On Thu, Apr 24, 2025 at 05:20:59PM +0200, Mateusz Guzik wrote:
> On Thu, Apr 24, 2025 at 1:28 PM Pedro Falcato <pfalcato@xxxxxxx> wrote:
> > > How to do this with slab constructors and destructors: the constructor
> > > allocates percpu memory, and the destructor frees it when the slab pages
> > > are reclaimed; this slightly alters the constructor’s semantics,
> > > as it can now fail.
> >
> > I really really really really don't like this. We're opening a pandora's box
> > of locking issues for slab deadlocks and other subtle issues. IMO the best
> > solution there would be, what, failing dtors? which says a lot about the whole
> > situation...
> >
>
> I noted the need to use leaf spin locks in my IRC conversations with
> Harry and later in this very thread, it is a bummer this bit did not
> make into the cover letter -- hopefully it would have avoided this
> exchange.

My bad. Yes, I should have included it in the cover letter.
Will include in the future series.

> I'm going to summarize this again here:
>
> By API contract the dtor can only take a leaf spinlock, in this case one which:
> 1. disables irqs

Alright, as interrupt handlers can also introduce lock dependency.

> 2. is the last lock in the dependency chain, as in no locks are taken
> while holding it

So if the destructor takes a lock, no users of the lock, in any
dependency chain, can hold any locks while holding it.

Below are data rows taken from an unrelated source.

__device__ __forceinline__ uint32_t l1_window_words(const L1Args &a, uint32_t item, uint32_t &n_here)
{
    const uint64_t left = a.total - (uint64_t)item * L1_TILE;
    n_here = (uint32_t)(left < L1_TILE ? left : L1_TILE);
    return (n_here + (uint32_t)a.k + 32u + 15u) / 16u;
}

template <bool ROW>
__device__ __forceinline__ void l1_fetch(const L1Args &a, uint32_t item, uint32_t r_first, L1Next &nx)
{
    const uint64_t off0 = a.offsets[0];
    const uint8_t *bases = a.bases + off0;
    const uint64_t g0 = (uint64_t)item * L1_TILE;
    uint32_t n_here;
    const uint32_t nwords = l1_window_words(a, item, n_here);
    const uint64_t p0 = g0 + 16ull * threadIdx.x, p1 = p0 + 16ull * 256ull;
    nx.q0 = make_uint4(0, 0, 0, 0);
    nx.q1 = make_uint4(0, 0, 0, 0);
    if (threadIdx.x < nwords && p0 + 16 <= a.total)
        __builtin_memcpy(&nx.q0, bases + p0, 16);
    if (256u + threadIdx.x < nwords && p1 + 16 <= a.total)
        __builtin_memcpy(&nx.q1, bases + p1, 16);
    const uint32_t r = r_first + threadIdx.x;
    nx.off = a.offsets[r <= a.n_reads ? r : a.n_reads] - off0;
    if (ROW) {
        const uint32_t B = 1u << a.bits;
#pragma unroll
        for (uint32_t q = 0; q < (1u << MAX_DIGIT_BITS) / 256u; q++) {
            const uint32_t b = threadIdx.x + 256u * q;
            nx.m[q] = b < B ? a.matrix[(uint64_t)item * B + b] : 0u;
        }
    }
}

__device__ __forceinline__ uint32_t l1_pack16(const L1Args &a, const uint4 &q, uint64_t p)
{
    uint32_t v[4] = {q.x, q.y, q.z, q.w};
    if (p + 16 > a.total) {
        const uint8_t *bases = a.bases + a.offsets[0];
        v[0] = v[1] = v[2] = v[3] = 0;
        for (uint32_t j = 0; j < 16; j++)
            if (p + j < a.total)
                v[j >> 2] |= (uint32_t)bases[p + j] << (8u * (j & 3u));
    }
    return (pack4(v[0]) << 24) | (pack4(v[1]) << 16) | (pack4(v[2]) << 8) | pack4(v[3]);
}

__device__ __forceinline__ void l1_consume(const L1Args &a, uint32_t item, const L1Next &nx, uint32_t *pk, uint32_t *bnd, uint32_t *sh_r0,
                                           uint32_t &n_here, bool first)
{
    const uint64_t off0 = a.offsets[0];
    const uint64_t g0 = (uint64_t)item * L1_TILE;
    const uint32_t nwords = l1_window_words(a, item, n_here);
    if (threadIdx.x < nwords)
        pk[threadIdx.x] = l1_pack16(a, nx.q0, g0 + 16ull * threadIdx.x);
    if (256u + threadIdx.x < nwords)
        pk[256u + threadIdx.x] = l1_pack16(a, nx.q1, g0 + 16ull * (256u + threadIdx.x));
    for (uint32_t w = threadIdx.x; w < BND_WORDS; w += 256)
        bnd[w] = 0;
    if (threadIdx.x == 0 && !first) {
        sh_r0[0] += sh_r0[1];
        sh_r0[1] = 0;
    }
    __syncthreads();
    const uint64_t lim = g0 + n_here + (uint64_t)a.k;
    uint32_t before_next = 0;
    uint64_t o = nx.off;
    for (uint32_t r = sh_r0[0] + threadIdx.x; r <= a.n_reads; r += 256) {
        if (o >= lim)
            break;
        const uint32_t p = (uint32_t)(o - g0);
        atomicOr(&bnd[p >> 5], 1u << (p & 31u));
        before_next += o <= g0 + L1_TILE ? 1u : 0u;
        if (r + 256u <= a.n_reads)
            o = a.offsets[r + 256u] - off0;
    }
    if (before_next)
        atomicAdd(&sh_r0[1], before_next);
    __syncthreads();
}

__device__ __forceinline__ void l1_search(const L1Args &a, uint32_t item, uint32_t *sh_r0)
{
    if (threadIdx.x == 0) {
        const uint64_t off0 = a.offsets[0], g0 = (uint64_t)item * L1_TILE;
        uint32_t lo = 0, hi = a.n_reads + 1;
        while (lo < hi) {
            const uint32_t mid = lo + (hi - lo) / 2;
            if (a.offsets[mid] - off0 <= g0)
                lo = mid + 1;
            else
                hi = mid;
        }
        sh_r0[0] = lo;
        sh_r0[1] = 0;
    }
    __syncthreads();
}

__device__ __forceinline__ bool l1_valid(const uint32_t *bnd, uint32_t p, int k)
{
    const uint32_t q = p + 1u;
    const uint32_t w = q >> 5, sh = q & 31u;
    const uint64_t two = ((uint64_t)bnd[w + 1] << 32) | bnd[w];
    const uint32_t bits = (uint32_t)(two >> sh) & ((k > 1) ? ((1u << (k - 1)) - 1u) : 0u);
    return bits == 0u;
}

static_assert(L1_TILE == 256u * 16u, "l1_for_each_hash: 16 positions per thread");
template <int UNROLL = 4, typename F>
// ... 18 lines not shown
#pragma unroll UNROLL
    for (uint32_t j = 0; j < left; j++) {
        if ((vb & vmask) == 0ull)
            f(((popc64(fwd) & 1) ? rc : fwd) >> 1);
        const uint64_t b = next >> 62;
        next <<= 2;
        vb >>= 1;
        fwd = ((fwd << 2) | b) & mask;
        rc = (rc >> 2) | ((b ^ 2ull) << top);
    }
}

#ifndef BRX_L1HIST_WAVES
#define BRX_L1HIST_WAVES 1
#endif
__global__ __launch_bounds__(256, BRX_L1HIST_WAVES) void l1_hist_kernel(L1Args a)
{
    extern __shared__ uint32_t lds[];
    __shared__ uint32_t pk[PACK_WORDS];
    __shared__ uint32_t bnd[BND_WORDS];
    __shared__ uint32_t sh_r0[2];
    const uint32_t B = 1u << a.bits;
    const int shift = a.nbits - a.bits;
    uint32_t lo, hi;
    l1_range(a.n_items, lo, hi);
    if (lo >= hi)
        return;
    l1_search(a, lo, sh_r0);
    L1Next nx;
    l1_fetch<false>(a, lo, sh_r0[0], nx);
    for (uint32_t item = lo; item < hi; item++) {
        for (uint32_t b = threadIdx.x; b < B; b += 256)
            lds[b] = 0;
        uint32_t n_here;
        l1_consume(a, item, nx, pk, bnd, sh_r0, n_here, item == lo);
        if (item + 1 < hi)
            l1_fetch<false>(a, item + 1, sh_r0[0] + sh_r0[1], nx);
        l1_for_each_hash(pk, bnd, n_here, a.k, [&](uint64_t h) { atomicAdd(&lds[(uint32_t)(h >> shift)], 1u); });
        __syncthreads();
        for (uint32_t b = threadIdx.x; b < B; b += 256)
            a.matrix[(uint64_t)item * B + b] = lds[b];
        __syncthreads();
    }
}

__global__ __launch_bounds__(256) void col_scan_partial_kernel(const uint32_t *__restrict__ m, uint32_t n_items, uint32_t B, uint32_t CH,
                                                               uint64_t *__restrict__ part)
{
    const uint32_t chunk = blockIdx.x;
    const uint32_t lo = chunk * CH, hi = (lo + CH < n_items) ? lo + CH : n_items;
    for (uint32_t b = threadIdx.x; b < B; b += 256) {
        uint64_t sum = 0;
        for (uint32_t it = lo; it < hi; it++)
            sum += m[(uint64_t)it * B + b];
        part[(uint64_t)chunk * B + b] = sum;
    }
}

__global__ __launch_bounds__(256) void col_scan_columns_kernel(uint64_t *__restrict__ part, uint32_t n_chunks, uint32_t B,
                                                               uint64_t *__restrict__ coltot)
{
    __shared__ uint64_t wsum[4];
    const uint32_t b = blockIdx.x;
    const uint32_t per = (n_chunks + 255u) / 256u;
    const uint32_t c0 = threadIdx.x * per;
    uint64_t v[8];
    uint64_t mine = 0;
    for (uint32_t q = 0; q < per && q < 8u; q++) {
        const uint32_t c = c0 + q;
        v[q] = c < n_chunks ? part[(uint64_t)c * B + b] : 0;
        mine += v[q];
    }
    uint64_t incl = mine;
    for (int d = 1; d < 64; d <<= 1) {
        const uint64_t t = __shfl_up(incl, d);
        if ((threadIdx.x & 63) >= (unsigned)d)
            incl += t;
    }
    if ((threadIdx.x & 63) == 63)
        wsum[threadIdx.x >> 6] = incl;
    __syncthreads();
    uint64_t base = 0;
    for (uint32_t w = 0; w < (threadIdx.x >> 6); w++)
        base += wsum[w];
    uint64_t run = base + incl - mine;
    for (uint32_t q = 0; q < per && q < 8u; q++) {
        const uint32_t c = c0 + q;
        if (c < n_chunks)
            part[(uint64_t)c * B + b] = run;
        run += v[q];
    }
    if (threadIdx.x == 255)
        coltot[b] = base + incl;
}

__global__ __launch_bounds__(64) void col_scan_digits_kernel(const uint64_t *__restrict__ coltot, uint32_t B, uint64_t *__restrict__ coff,
                                                             unsigned long long *__restrict__ total)
{
    uint64_t carry = 0;
    for (uint32_t b0 = 0; b0 < B; b0 += 64) {
        const uint32_t b = b0 + threadIdx.x;
        const uint64_t v = b < B ? coltot[b] : 0;
        uint64_t incl = v;
        for (int d = 1; d < 64; d <<= 1) {
            const uint64_t t = __shfl_up(incl, d);
            if (threadIdx.x >= (unsigned)d)
                incl += t;
        }
        if (b < B)
            coff[b] = carry + incl - v;
        carry += __shfl(incl, 63);
    }
    if (threadIdx.x == 0) {
        coff[B] = carry;
        *total = carry;
    }
}

__global__ __launch_bounds__(256) void col_scan_positions_kernel(const uint32_t *__restrict__ m, uint32_t n_items, uint32_t B, uint32_t CH,
                                                                 const uint64_t *__restrict__ part, const uint64_t *__restrict__ coff,
                                                                 uint64_t *__restrict__ pos)
{
    const uint32_t chunk = blockIdx.x;
    const uint32_t lo = chunk * CH, hi = (lo + CH < n_items) ? lo + CH : n_items;
    for (uint32_t b = threadIdx.x; b < B; b += 256) {
        uint64_t run = part[(uint64_t)chunk * B + b] + coff[b];
        for (uint32_t it = lo; it < hi; it++) {
            pos[(uint64_t)it * B + b] = run;
            run += m[(uint64_t)it * B + b];
        }
    }
}

template <bool TABLE>
__global__ __launch_bounds__(256) void flat_insert_kernel(L1Args a, uint32_t *__restrict__ bits, uint64_t *__restrict__ lines,
                                                          uint32_t line_shift, uint32_t m, uint32_t w,
                                                          unsigned long long *__restrict__ n_new)
{
    __shared__ uint32_t pk[PACK_WORDS];
    __shared__ uint32_t bnd[BND_WORDS];
    __shared__ uint32_t sh_r0[2];
    uint32_t added = 0;
    uint32_t lo, hi;
    l1_range(a.n_items, lo, hi);
    for (uint32_t item = lo; item < hi; item++) {
// ... 7 lines not shown
                } else {
                    const uint64_t h = khash(kmer, a.k);
                    atomicOr(bits + (h >> 5), 1u << (h & 31u));
                }
            }
        __syncthreads();
    }
    if (TABLE) {
        for (int d = 32; d > 0; d >>= 1)
            added += __shfl_down(added, d);
        if ((threadIdx.x & 63) == 0 && added)
            atomicAdd(n_new, (unsigned long long)added);
    }
}

__device__ __forceinline__ void block_scan_bins(uint32_t B, const uint32_t *cntv, uint32_t *lofs, uint32_t *lcur, uint32_t *sh_wsum)
{
    const uint32_t BPT = (B + 255u) / 256u;
    uint32_t mine = 0;
    for (uint32_t q = 0; q < BPT; q++) {
        const uint32_t b = threadIdx.x * BPT + q;
        if (b < B)
            mine += cntv[b];
    }
    uint32_t incl = mine;
    for (int d = 1; d < 64; d <<= 1) {
        const uint32_t t = __shfl_up(incl, d);
        if ((threadIdx.x & 63) >= (unsigned)d)
            incl += t;
    }
    if ((threadIdx.x & 63) == 63)
        sh_wsum[threadIdx.x >> 6] = incl;
    __syncthreads();
    uint32_t wbase = 0;
    for (uint32_t w = 0; w < (threadIdx.x >> 6); w++)
        wbase += sh_wsum[w];
    uint32_t run = wbase + incl - mine;
    for (uint32_t q = 0; q < BPT; q++) {
        const uint32_t b = threadIdx.x * BPT + q;
        if (b < B) {
            lofs[b] = run;
            lcur[b] = run;
            run += cntv[b];
        }
    }
}

constexpr uint32_t L1_SECTOR = 8;
constexpr uint32_t L1_OWN = ((1u << MAX_DIGIT_BITS) + 255u) / 256u;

> That way there is no possibility of a deadlock.
>
> This poses a question on how to enforce it and this bit is easy: for
> example one can add leaf-spinlock notion to lockdep. Then a misuse on
> allocation side is going to complain immediately even without
> triggering reclaim. Further, if one would feel so inclined, a test
> module can walk the list of all slab caches and do a populate/reclaim
> cycle on those with the ctor/dtor pair.
>
> Then there is the matter of particular consumers being ready to do
> what they need to on the dtor side only with the spinlock. Does not
> sound like a fundamental problem.
>
> > Case in point:
> > What happens if you allocate a slab and start ->ctor()-ing objects, and then
> > one of the ctors fails? We need to free the ctor, but not without ->dtor()-ing
> > everything back (AIUI this is not handled in this series, yet).

It is handled in __free_slab().

>> Besides this
> > complication, if failing dtors were added into the mix, we'd be left with a
> > half-initialized slab(!!) in the middle of the cache waiting to get freed,
> > without being able to.
> >
>
> Per my previous paragraph failing dtors would be a self-induced problem.
>
> I can agree one has to roll things back if ctors don't work out, but I
> don't think this poses a significant problem.

Agreed. it'd better to write destructors carefully avoiding deadlocks
rather than allowing it to fail.

--
Cheers,
Harry / Hyeonggon